Intensive investigation on hydrogen storage properties and reaction mechanism of the NaBH4-Li3AlH6 destabilized system

Abstract Notable effects of Li 3 AlH 6 on the hydrogen storage properties of the NaBH 4 are studied intensively. Li 3 AlH 6 is synthesized by milling 2LiH-LiAlH 4 mixture for 12 h. The best molar ratio of the NaBH 4 - Li 3 AlH 6 destabilized system is 1:1 which has decomposed at two stages; Li 3 AlH 6 decomposition stage at 170 °C and NaBH 4 decomposition stage at 400 °C. As no significant effect on the decomposition temperature between 1 h and 24 h of milling time can be observed, the 1-hour milling preparation method is selected for the characterization. Isothermal absorption has shown that the system is able to absorb 4.2 wt% and 6.1 wt% of hydrogen in 60 min at 330 °C and 420 °C under 30 atm of hydrogen pressure. In contrast, only about 3.4 wt% and 3.7 wt% of hydrogen can be absorbed by the milled NaBH 4 under a similar condition. Meanwhile, the system is able to desorb 2.0 wt% and 4.1 wt% of hydrogen in 60 min at 330 °C and 420 °C in isothermal desorption while only 0.3 wt% and 2.1 wt% can be released by the milled NaBH 4 under the similar condition.

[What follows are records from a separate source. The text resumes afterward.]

int gsage_pack_weight(const void *W, int dtype, int64_t ldw, int64_t w_gstride, int64_t N, int64_t K,
                      int32_t groups, void *Wp, void *stream)
{
    GSAGE_REQUIRE(W && Wp && N > 0 && K > 0 && groups >= 1 && ldw >= K, "pack_weight: bad arguments");
    GSAGE_REQUIRE(dtype == GSAGE_BF16 || dtype == GSAGE_F32, "pack_weight: bad dtype %d", dtype);
    GSAGE_REQUIRE(((uintptr_t)Wp % 16) == 0, "pack_weight: output must be 16-byte aligned");
    const int32_t kc = (int32_t)(ceil_div(K, 64) * 4), jb = (int32_t)ceil_div(N, 32);
    const int64_t slots = (int64_t)groups * jb * kc * 64;
    int64_t blocks = ceil_div(slots, 256);
    if (blocks > 4096) blocks = 4096;
    if (dtype == GSAGE_BF16)
        launch(k_pack_weight<uint16_t>, dim3((unsigned)blocks), dim3(256), 0, (hipStream_t)stream,
               (const uint16_t *)W, ldw, w_gstride, N, K, kc, jb, groups, (uint16_t *)Wp);
    else
        launch(k_pack_weight<float>, dim3((unsigned)blocks), dim3(256), 0, (hipStream_t)stream,
               (const float *)W, ldw, w_gstride, N, K, kc, jb, groups, (uint16_t *)Wp);
    return check_launch("pack_weight");
}

int gsage_linear_nt_packed(const void *A, int64_t lda, const int64_t *a_rows, int a_rows_group0_only,
                           const void *Wp, const float *bias, void *C, int c_dtype, int64_t ldc,
                           int64_t M, int64_t N, int64_t K, int act, int groups, int64_t a_gstride,
                           int64_t c_gstride, void *stream)
{
    const gsage_tail_gather_desc *gd = take_gather_role();
    const gsage_hops_desc *hd = t_hops_role;
    t_hops_role = nullptr;
    GSAGE_REQUIRE(A && Wp && C, "linear_nt_packed: null pointer");
    GSAGE_REQUIRE(M >= 0 && N > 0 && K > 0, "linear_nt_packed: bad sizes");
    GSAGE_REQUIRE(c_dtype == GSAGE_BF16 || c_dtype == GSAGE_F32, "linear_nt_packed: bad c_dtype");
    GSAGE_REQUIRE(groups >= 1 && groups <= 65535, "linear_nt_packed: bad group count");
    GSAGE_REQUIRE(act >= ACT_NONE && act <= ACT_TANH, "linear_nt_packed: bad activation code");
    GSAGE_REQUIRE(lda % 64 == 0 && ceil_div(K, 64) * 64 <= lda && ((uintptr_t)A % 16) == 0 &&
                  ((uintptr_t)Wp % 16) == 0, "linear_nt_packed: A rows must be whole zero-padded 128-byte lines");
    if (M == 0) return GSAGE_OK;
    PackedParams p;
    p.A = (const uint16_t *)A; p.Wp = (const uint16_t *)Wp; p.bias = bias; p.a_rows = a_rows; p.C = C;
    p.lda = lda; p.ldc = ldc; p.M = M; p.N = N; p.K = K;
    p.a_gstride = a_gstride; p.c_gstride = c_gstride;
    p.kc_total = (int32_t)(ceil_div(K, 64) * 4);
    p.wp_gstride = ceil_div(N, 32) * (int64_t)p.kc_total * 64 * 8;
    p.a_rows_group0_only = a_rows_group0_only; p.c_dtype = c_dtype;
    dim3 grid((unsigned)ceil_div(M, BM), (unsigned)ceil_div(N, BN), (unsigned)groups);
    hipStream_t s = (hipStream_t)stream;
    TailGather tg = {};
    HopsParams hp = {};
    if (hd) {
        GSAGE_REQUIRE(!(gd && gd->rows > 0) && act == ACT_RELU && !hd->dense_adj,
                      "linear_nt_packed: the sampler role rides with the ReLU projection, walks a CSR, and excludes the "
                      "gather role");
        size_t lds = 0;
        const int rc = fill_hops(hp, lds, *hd);
        if (rc != GSAGE_OK) return rc;
        const int64_t slots = (int64_t)grid.x * grid.y;
        hp.spw = (int32_t)ceil_div(hd->B > 0 ? hd->B : 1, slots);
        int64_t widest = 1, width = 1;
        for (int k = 1; k <= hp.n_hops; ++k) { width *= hp.fan[k]; widest = width > widest ? width : widest; }
        GSAGE_REQUIRE(sizeof(int64_t) * 2 * (size_t)hp.spw * (size_t)widest <= sizeof(vec16) * WP_SMEM_VEC,
                      "linear_nt_packed: the sampler role's frontier (%d seeds x %lld ids, twice) does not fit the "
                      "projection's LDS", hp.spw, (long long)widest);
        grid.z += 1;
        launch(k_linear_nt_packed<ACT_RELU, 0, true>, grid, dim3(256), 0, s, p, tg, hp);
        return check_launch("linear_nt_packed");
    }
    if (gd && gd->rows > 0) {
        const int rc = fill_gather_role(tg, *gd, "linear_nt_packed (gather role)");
        if (rc != GSAGE_OK) return rc;
        GSAGE_REQUIRE(act == ACT_RELU && (gd->n == 10 || gd->n == 5),
                      "linear_nt_packed: the gather role rides with the ReLU projection, fan-out 5 or 10");
        tg.n_wg = (int32_t)(grid.x * grid.y);
        grid.z += 1;
        if (gd->n == 10) launch(k_linear_nt_packed<ACT_RELU, 10, false>, grid, dim3(256), 0, s, p, tg, hp);
        else launch(k_linear_nt_packed<ACT_RELU, 5, false>, grid, dim3(256), 0, s, p, tg, hp);
        return check_launch("linear_nt_packed");
    }
    {
        const char *ws_env = getenv("GSAGE_K5_WS");
        const bool ws_on = !ws_env || atoi(ws_env) != 0;
        const int nk = (int)ceil_div(K, 64);
        const int tr = nk == 1 ? 4 : nk == 2 ? 2 : 1;
        const int64_t n_tiles = ceil_div(M, BM);
        if (ws_on && c_dtype == GSAGE_BF16 && nk <= 4 && N % BN == 0 && ldc % 8 == 0 && c_gstride % 8 == 0 &&
            ((uintptr_t)C % 16) == 0 && n_tiles >= 4 * tr && (act == ACT_RELU || act == ACT_NONE)) {
            int dev = 0, cus = 256;
            if (hipGetDevice(&dev) == hipSuccess) {
                int v = 0;
                if (hipDeviceGetAttribute(&v, hipDeviceAttributeMultiprocessorCount, dev) == hipSuccess && v > 0) cus = v;
                else (void)hipGetLastError();
            } else (void)hipGetLastError();
            const int64_t slices = (int64_t)grid.y * groups;
            int64_t per = ceil_div(2 * (int64_t)cus, slices);
            if (per < 1) per = 1;
            int64_t tpw = ceil_div(n_tiles, per);
            if (const char *e = getenv("GSAGE_K5_WS_TPW")) tpw = atoi(e);
            if (tpw < tr) tpw = tr;
            if (tpw > WS_TPW) tpw = WS_TPW;
            grid.x = (unsigned)ceil_div(n_tiles, tpw);
#define GSAGE_WS_LAUNCH(ACTV, NKV)                                                                                        \
            do {                                                                                                      \
                static bool raised = false;                                                                           \
                if (!raised) {                                                                                        \
                    if (hipFuncSetAttribute((const void *)k_linear_nt_packed_ws<ACTV, NKV>,                           \
                                            hipFuncAttributeMaxDynamicSharedMemorySize, (int)ws_lds_bytes<NKV>()) != hipSuccess) { \
                        (void)hipGetLastError();                                                                      \
                        set_error("linear_nt_packed: cannot raise the dynamic LDS limit");                          \
                        return GSAGE_ELAUNCH;                                                                         \
                    }                                                                                                 \
                    raised = true;                                                                                    \
                }                                                                                                     \
                launch(k_linear_nt_packed_ws<ACTV, NKV>, grid, dim3(256), ws_lds_bytes<NKV>(), s, p, (int)tpw);       \
            } while (0)
#define GSAGE_WS_NK(ACTV)                                                                                                 \
            do {                                                                                                      \
                if (nk == 1) GSAGE_WS_LAUNCH(ACTV, 1);                                                                \
                else if (nk == 2) GSAGE_WS_LAUNCH(ACTV, 2);                                                           \
                else if (nk == 3) GSAGE_WS_LAUNCH(ACTV, 3);                                                           \
                else GSAGE_WS_LAUNCH(ACTV, 4);                                                                        \
            } while (0)
            if (act == ACT_RELU) GSAGE_WS_NK(ACT_RELU);
            else GSAGE_WS_NK(ACT_NONE);
#undef GSAGE_WS_NK
#undef GSAGE_WS_LAUNCH
            return check_launch("linear_nt_packed");
        }
    }
    if (act == ACT_RELU)
        launch(k_linear_nt_packed<ACT_RELU, 0, false>, grid, dim3(256), 0, s, p, tg, hp);
    else if (act == ACT_TANH)
        launch(k_linear_nt_packed<ACT_TANH, 0, false>, grid, dim3(256), 0, s, p, tg, hp);
    else
        launch(k_linear_nt_packed<ACT_NONE, 0, false>, grid, dim3(256), 0, s, p, tg, hp);
    return check_launch("linear_nt_packed");
}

The decomposition activation energy and enthalpy of the NaBH 4 stage are calculated to be 162.1 kJ/mol and 68.1 kJ/mol H 2 . Based on the X-ray diffraction analysis, Na, Al and AlB 2 are formed during the dehydrogenation process. The formation of Al and AlB2 are the keys to the improvement of hydrogenation properties. It is concluded that Li 3 AlH 6 is a good destabilizing agent for the NaBH 4 system.